Webb and InfrAegis are accused of falsely representing in written materials and investor conference calls that the city of Chicago had agreed to install InfrAegis' iaMedium, a kiosk that purportedly could detect the presence of nuclear or biological weapons, throughout the city and the agreement would result in profits of more than $80 million a year, the indictment alleged.

While InfrAegis had some discussions with the city about installing iaMediums in 2007 and 2008, there was never any agreement to install the system in Chicago, documents said.

In 2009 and 2010, Webb and InfrAegis allegedly falsely represented that the company had a contract with the Washington Metropolitan Area Transit Authority to install iaMediums throughout the Washington, D.C., Metro train system.
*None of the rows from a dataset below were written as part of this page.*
# pku-lab-1806-llm/lab-1806-vec-db

Measured on AMD Instinct MI355X. Metric: queries/sec at recall@10, Gist1M d=960 (Flat brute force, L2Sqr, k=10), higher is better.
Workload: dtype f32 (int8 lower-bound filter pass); 1 GPU; flat_knn_gist1m; rows=1000000, dim=960, k=10, dist=L2Sqr, parallelism=single GPU, steps_in_flight=1, queries_per_corpus_pass=128

## Files before the change

lab_1806_vec_db_amd/csrc/api.hip:

```cpp
#include <algorithm>
#include <cmath>
#include <cstring>

#include "ctx.hpp"
#include "pq_hnsw.hpp"
#include "remove_plan.hpp"

using namespace vdb;

static thread_local std::string g_last_error;
void vdb::set_last_error(const std::string &m) { g_last_error = m; }
void vdb::require_gpu() {
    int cnt = 0;
    hipError_t e = hipGetDeviceCount(&cnt);
    if (e != hipSuccess || cnt <= 0)
        throw Error(VDB_ERR_NOGPU, std::string("no usable HIP device (libvdbhip has no CPU fallback): ") +
                                       hipGetErrorString(e));
}

static void require_merge_ids_fit(const Index &ix) {
    VDB_REQUIRE(ix.id_offset <= (1ull << 32) && ix.n <= (1ull << 32) - ix.id_offset, "shard merge: global row ids must fit 32 bits");
}

void vdb::merge_topk_dev(Index &ix, const void *d_dists, const void *d_ids, const void *d_counts, uint64_t stride_d,
// ... 616 lines not shown
        throw;
    }
    ix.prof_collect(*ws);
    VDB_API_END
}

int vdb_flat_knn_filtered_device(vdb_index *idx, const void *d_queries, uint64_t nq, uint64_t dim, uint64_t k, const vdb_mask *mask, void *d_out_idx,
                                 void *d_out_dist, void *d_out_count, void *stream) {
    VDB_API_BEGIN
    VDB_REQUIRE(idx, "null index");
    Index &ix = idx->ix;
    check_query_args(ix, d_queries, nq, dim, d_out_idx, d_out_dist);
    VDB_REQUIRE(nq == 0 || d_out_count, "null out_count");
    VDB_REQUIRE(nq <= 32768, "at most 32768 queries per device call");
    filtered_check(ix, mask);
    if (nq == 0) return VDB_OK;
    ix.use_device();
    WsLease ws(ix);
    VDB_SYNC(static_cast<hipStream_t>(stream));
    try {
        ix.flat_knn_masked_device(*ws, static_cast<const float *>(d_queries), nq, k, mask->m, static_cast<uint64_t *>(d_out_idx),
                                  static_cast<float *>(d_out_dist), static_cast<uint64_t *>(d_out_count));
    } catch (...) {
        (void)hipStreamSynchronize(ws->stream);
        ix.prof_collect(*ws);
        throw;
    }
    ix.prof_collect(*ws);
    VDB_API_END
}

static std::vector<const RowMask *> filtered_multi_check(const Index &ix, uint64_t nq, const vdb_mask *const *masks, uint64_t n_masks,
                                                         const uint32_t *mask_of) {
    VDB_REQUIRE(!ix.elem_u8, "filtered k-NN needs f32 rows: a VecSet<u8> index serves the filtered range search only");
    VDB_REQUIRE(n_masks == 0 || masks, "null masks");
    VDB_REQUIRE(nq == 0 || mask_of, "null mask_of");
    VDB_REQUIRE(n_masks < (1ull << 32), "too many masks");
    std::vector<const RowMask *> rm(n_masks);
    for (uint64_t g = 0; g < n_masks; g++) {
        VDB_REQUIRE(masks[g], "null mask");
        ix.check_mask(masks[g]->m);
        rm[g] = &masks[g]->m;
    }
    for (uint64_t q = 0; q < nq; q++)
        VDB_REQUIRE(mask_of[q] < n_masks, "mask_of[" + std::to_string(q) + "] = " + std::to_string(mask_of[q]) + ": the call has " +
                                              std::to_string(n_masks) + " masks");
    return rm;
}

int vdb_flat_knn_filtered_multi(vdb_index *idx, const float *queries, uint64_t nq, uint64_t dim, uint64_t k, const vdb_mask *const *masks,
                                uint64_t n_masks, const uint32_t *mask_of, uint64_t *out_idx, float *out_dist, uint64_t *out_count) {
    VDB_API_BEGIN
    VDB_REQUIRE(idx, "null index");
    Index &ix = idx->ix;
    check_query_args(ix, queries, nq, dim, out_idx, out_dist);
    const std::vector<const RowMask *> rm = filtered_multi_check(ix, nq, masks, n_masks, mask_of);
    ix.filtered_multi_calls++;
    if (nq == 0) return VDB_OK;
    ix.use_device();
    WsLease ws(ix);
    hipStream_t s = ws->stream;
    constexpr uint64_t CHUNK = 16384;
    const uint64_t kk = std::max<uint64_t>(k, 1), ch = std::min(nq, CHUNK);
    const size_t off_d = ch * kk * sizeof(uint64_t), off_c = (off_d + ch * kk * sizeof(float) + 7) & ~size_t(7);
    ws->q.reserve(ch * dim * sizeof(float));
    ws->out_idx.reserve(off_c + ch * sizeof(uint64_t));
    char *d_out = ws->out_idx.as<char>();
    try {
        for (uint64_t q0 = 0; q0 < nq; q0 += CHUNK) {
            const uint64_t nb = std::min<uint64_t>(CHUNK, nq - q0);
            VDB_HIP(hipMemcpyAsync(ws->q.p, queries + q0 * dim, nb * dim * sizeof(float), hipMemcpyHostToDevice, s));
            ix.flat_knn_masked_multi_device(*ws, ws->q.as<float>(), nb, k, rm.data(), n_masks, mask_of + q0, reinterpret_cast<uint64_t *>(d_out),
                                            reinterpret_cast<float *>(d_out + off_d), reinterpret_cast<uint64_t *>(d_out + off_c));
            if (k) {
                VDB_HIP(hipMemcpyAsync(out_idx + q0 * k, d_out, nb * k * sizeof(uint64_t), hipMemcpyDeviceToHost, s));
                VDB_HIP(hipMemcpyAsync(out_dist + q0 * k, d_out + off_d, nb * k * sizeof(float), hipMemcpyDeviceToHost, s));
            }
            if (out_count) VDB_HIP(hipMemcpyAsync(out_count + q0, d_out + off_c, nb * sizeof(uint64_t), hipMemcpyDeviceToHost, s));
            VDB_SYNC(s);
        }
    } catch (...) {
        (void)hipStreamSynchronize(s);
        ix.prof_collect(*ws);
        throw;
    }
    ix.prof_collect(*ws);
    VDB_API_END
}

int vdb_flat_knn_filtered_multi_device(vdb_index *idx, const void *d_queries, uint64_t nq, uint64_t dim, uint64_t k, const vdb_mask *const *masks,
                                       uint64_t n_masks, const uint32_t *mask_of, void *d_out_idx, void *d_out_dist, void *d_out_count, void *stream) {
    VDB_API_BEGIN
    VDB_REQUIRE(idx, "null index");
    Index &ix = idx->ix;
    check_query_args(ix, d_queries, nq, dim, d_out_idx, d_out_dist);
    VDB_REQUIRE(nq == 0 || d_out_count, "null out_count");
    VDB_REQUIRE(nq <= 32768, "at most 32768 queries per device call");
    const std::vector<const RowMask *> rm = filtered_multi_check(ix, nq, masks, n_masks, mask_of);
    ix.filtered_multi_calls++;
    if (nq == 0) return VDB_OK;
    ix.use_device();
    WsLease ws(ix);
    VDB_SYNC(static_cast<hipStream_t>(stream));
    try {
        ix.flat_knn_masked_multi_device(*ws, static_cast<const float *>(d_queries), nq, k, rm.data(), n_masks, mask_of, static_cast<uint64_t *>(d_out_idx),
                                        static_cast<float *>(d_out_dist), static_cast<uint64_t *>(d_out_count));
    } catch (...) {
        (void)hipStreamSynchronize(ws->stream);
        ix.prof_collect(*ws);
        throw;
    }
    ix.prof_collect(*ws);
    VDB_API_END
}

int vdb_flat_range_filtered(vdb_index *idx, const float *queries, uint64_t nq, uint64_t dim, const float *radius, uint64_t limit, const vdb_mask *mask,
                            vdb_range **out) {
    VDB_API_BEGIN
    VDB_REQUIRE(idx, "null index");
    Index &ix = idx->ix;
    range_check(ix, queries, nq, dim, radius, out);
    VDB_REQUIRE(mask, "null mask");
    ix.check_mask(mask->m);
    ix.use_device();
    std::unique_ptr<vdb_range> res(new vdb_range);
    WsLease ws(ix);
    const float *d_q = nullptr, *d_r = nullptr;
    if (nq) {
        const size_t qb = nq * dim * sizeof(float), qb_pad = (qb + 255) & ~size_t(255);
        ws->q.reserve(qb_pad + nq * sizeof(float));
        VDB_HIP(hipMemcpyAsync(ws->q.p, queries, qb, hipMemcpyHostToDevice, ws->stream));
        VDB_HIP(hipMemcpyAsync(ws->q.as<char>() + qb_pad, radius, nq * sizeof(float), hipMemcpyHostToDevice, ws->stream));
        d_q = ws->q.as<float>();
        d_r = reinterpret_cast<const float *>(ws->q.as<char>() + qb_pad);
    }
    try {
        ix.flat_range_device(*ws, d_q, nq, d_r, limit, res->r, &mask->m);
    } catch (...) {
        (void)hipStreamSynchronize(ws->stream);
        ix.prof_collect(*ws);
        throw;
    }
    ix.prof_collect(*ws);
    *out = res.release();
    VDB_API_END
}

int vdb_flat_shortlist_keys(vdb_index *idx, const float *queries, uint64_t nq, uint64_t dim, int tier, float *out_keys,
                            float *out_qsq, float *out_qerr, float *out_dx4) {
    VDB_API_BEGIN
    VDB_REQUIRE(idx && queries && out_keys, "null argument");
    Index &ix = idx->ix;
    VDB_REQUIRE(dim == ix.dim, "query dimension mismatch");
    VDB_REQUIRE(tier >= 0 && tier <= 2, "tier must be 0 (fp16 operands), 1 (split-bf16 operands) or 2 (8-bit operands, lower-bound keys)");
    ix.use_device();
    WsLease ws(ix);
    ws->q.reserve(nq * ix.dim * sizeof(float));
    VDB_HIP(hipMemcpyAsync(ws->q.p, queries, nq * ix.dim * sizeof(float), hipMemcpyHostToDevice, ws->stream));
    ix.flat_debug_keys(*ws, ws->q.as<float>(), nq, tier, out_keys, out_qsq, out_qerr, out_dx4);
    VDB_API_END
}

int vdb_flat_set_mode(vdb_index *idx, int mode) {
    VDB_API_BEGIN
    VDB_REQUIRE(idx, "null index");
    VDB_REQUIRE(mode >= 0 && mode <= 2, "mode must be 0, 1 or 2");
    idx->ix.flat_mode = mode;
    VDB_API_END
}
int vdb_set_param(vdb_index *idx, const char *name, int64_t value) {
    VDB_API_BEGIN
    VDB_REQUIRE(idx && name, "null argument");
    std::string n(name);
    if (n == "mfma_variant")
        mfma_set_variant((int)value);
    else if (n == "flat_share")
        mfma_set_share((int)value);
    else if (n == "flat_gemm")
        idx->ix.flat_gemm_mode = (int)value;
    else if (n == "hnsw_dma")
        hnsw_set_dma((int)value);
    else if (n == "hnsw_half")
        hnsw_set_half((int)value);
    else if (n == "ivf_half")
        ivf_set_half((int)value);
    else if (n == "ivf_q8")
        ivf_set_q8((int)value);
    else if (n == "hnsw_build_gpu")
        hnsw_set_build_gpu((int)value);
    else if (n == "hnsw_pool_cap")
        hnsw_set_pool_cap((int)value);
    else if (n == "pq_adc_fast")
        pq_set_adc_fast((int)value);
    else if (n == "pq_sample16")
        pq_set_adc16_sample((int)value);
    else if (n == "pq_adc16")
        pq_set_adc16((int)value);
    else if (n == "pq_adc8_sliced")
        pq_set_adc8_sliced((int)value);
    else if (n == "flat_sample_thin")
        mfma_set_sample_thin((int)value);
    else if (n == "flat_gemm_tw")
        gemm_set_tw((int)value);
    else if (n == "flat_gemm_nt")
        gemm_set_nt((int)value);
    else if (n == "flat_gemm_zigzag")
        gemm_set_zigzag((int)value);
    else if (n == "flat_gemm_block_rows") {
        VDB_REQUIRE(value >= 0, "flat_gemm_block_rows must be >= 0");
        gemm_set_block_rows((uint64_t)value);
    }
    else if (n == "flat_gemm_stagger")
        gemm_set_stagger((int)value);
    else if (n == "flat_gemm_debug")
        idx->ix.flat_gemm_debug = (int)value;
    else if (n == "flat_tail")
        idx->ix.flat_tail_mode = (int)value;
    else if (n == "flat_tail_lb_nw")
        flat_tail_lb_set_nw((int)value);
    else if (n == "flat_tail_lb_walk")
        flat_tail_lb_set_walk((int)value);
    else if (n == "flat_small")
        idx->ix.flat_small_mode = (int)value;
    else if (n == "flat_small_max_rows")
        idx->ix.flat_small_max_rows = (uint64_t)value;
    else if (n == "flat_half")
        idx->ix.flat_half_mode = (int)value;
    else if (n == "flat_i8")
        idx->ix.flat_i8_mode = (int)value;
    else if (n == "flat_i8_rows") {
        VDB_REQUIRE(value >= 64 && value <= 8192 && value % 64 == 0, "flat_i8_rows must be a multiple of 64 in [64, 8192]");
        idx->ix.flat_i8_kprime = (uint32_t)value;
    }
    else if (n == "flat_range_max_results") {
        VDB_REQUIRE(value >= 0, "flat_range_max_results must be >= 0");
        idx->ix.range_max_results = (uint64_t)value;
    }
    else if (n == "flat_filtered_direct_max") {
        VDB_REQUIRE(value >= 0, "flat_filtered_direct_max must be >= 0");
        idx->ix.flat_filtered_direct_max = (uint64_t)value;
    }
    else if (n == "debug_alloc_fail_over")
        devbuf_fail_over() = (size_t)value;
    else if (n == "flat_i8_unit_min")
        idx->ix.flat_i8_unit_min = (int)value;
    else if (n == "flat_i8_full")
        idx->ix.flat_i8_full = (int)value;
    else if (n == "flat_i8_refine") {
        idx->ix.flat_i8_refine = (int)value;
        idx->ix.i8_refine_on = 0;
        idx->ix.i8_refine_calls = 0;
    }
    else if (n == "flat_i8_second")
        idx->ix.flat_i8_second = (int)value;
    else if (n == "flat_i8_stats") {
        idx->ix.flat_i8_stats = (int)value;
        for (auto &h : idx->ix.i8_rounds_hist) h = 0;
        idx->ix.i8_hits_sum = 0;
        idx->ix.i8_hits_max = 0;
        idx->ix.i8_stat_queries = 0;
    }
    else if (n == "flat_i8_hits") {
        VDB_REQUIRE(value >= 256 && value <= 4096, "flat_i8_hits must be in [256, 4096]");
        idx->ix.flat_i8_hits = (uint32_t)value;
    }
    else if (n == "flat_gemm8_sample_res")
        gemm8_set_sample_res((int)value);
    else if (n == "flat_gemm8_nt")
        gemm8_set_nt((int)value);
    else if (n == "flat_gemm8_kc")
        gemm8_set_kc((int)value);
    else if (n == "flat_gemm8_burst")
        gemm8_set_burst((int)value);
    else if (n == "flat_gemm8_res")
        gemm8_set_res((int)value);
    else if (n == "flat_gemm8_coop")
        gemm8_set_coop((int)value);
    else if (n == "flat_gemm8_grid")
        gemm8_set_grid((int)value);
    else if (n == "flat_gemm8_epi")
        gemm8_set_epi((int)value);
    else if (n == "flat_gemm_coop")
        gemm_set_coop((int)value);
    else if (n == "flat_half_kmul") {
        VDB_REQUIRE(value >= 1 && value <= 64, "flat_half_kmul must be in [1, 64]");
        idx->ix.flat_half_kmul = (uint32_t)value;
    }
    else
        throw Error(VDB_ERR_INVALID, "unknown parameter " + n);
    VDB_API_END
}
int vdb_index_prepare(vdb_index *idx, int all_tiers) {
    VDB_API_BEGIN
    VDB_REQUIRE(idx, "null index");
    require_gpu();
    idx->ix.prepare_flat(all_tiers != 0);
    VDB_API_END
}
int vdb_flat_fallback_count(const vdb_index *idx, uint64_t *out) {
    VDB_API_BEGIN
    VDB_REQUIRE(idx && out, "null argument");
    *out = idx->ix.fallback_count.load();
    VDB_API_END
}
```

Negotiations were terminated when WMATA determined that InfrAegis was not financially responsible, documents said.

The indictment alleges that Webb and InfrAegis concealed material facts from investors by failing to disclose that in 2007 and again in 2008, the Illinois secretary of state's securities department prohibited Webb and InfrAegis from selling securities here. Those orders were not lifted until June 2010, when Webb and InfrAegis entered into an agreement with the state requiring them to comply with state securities laws.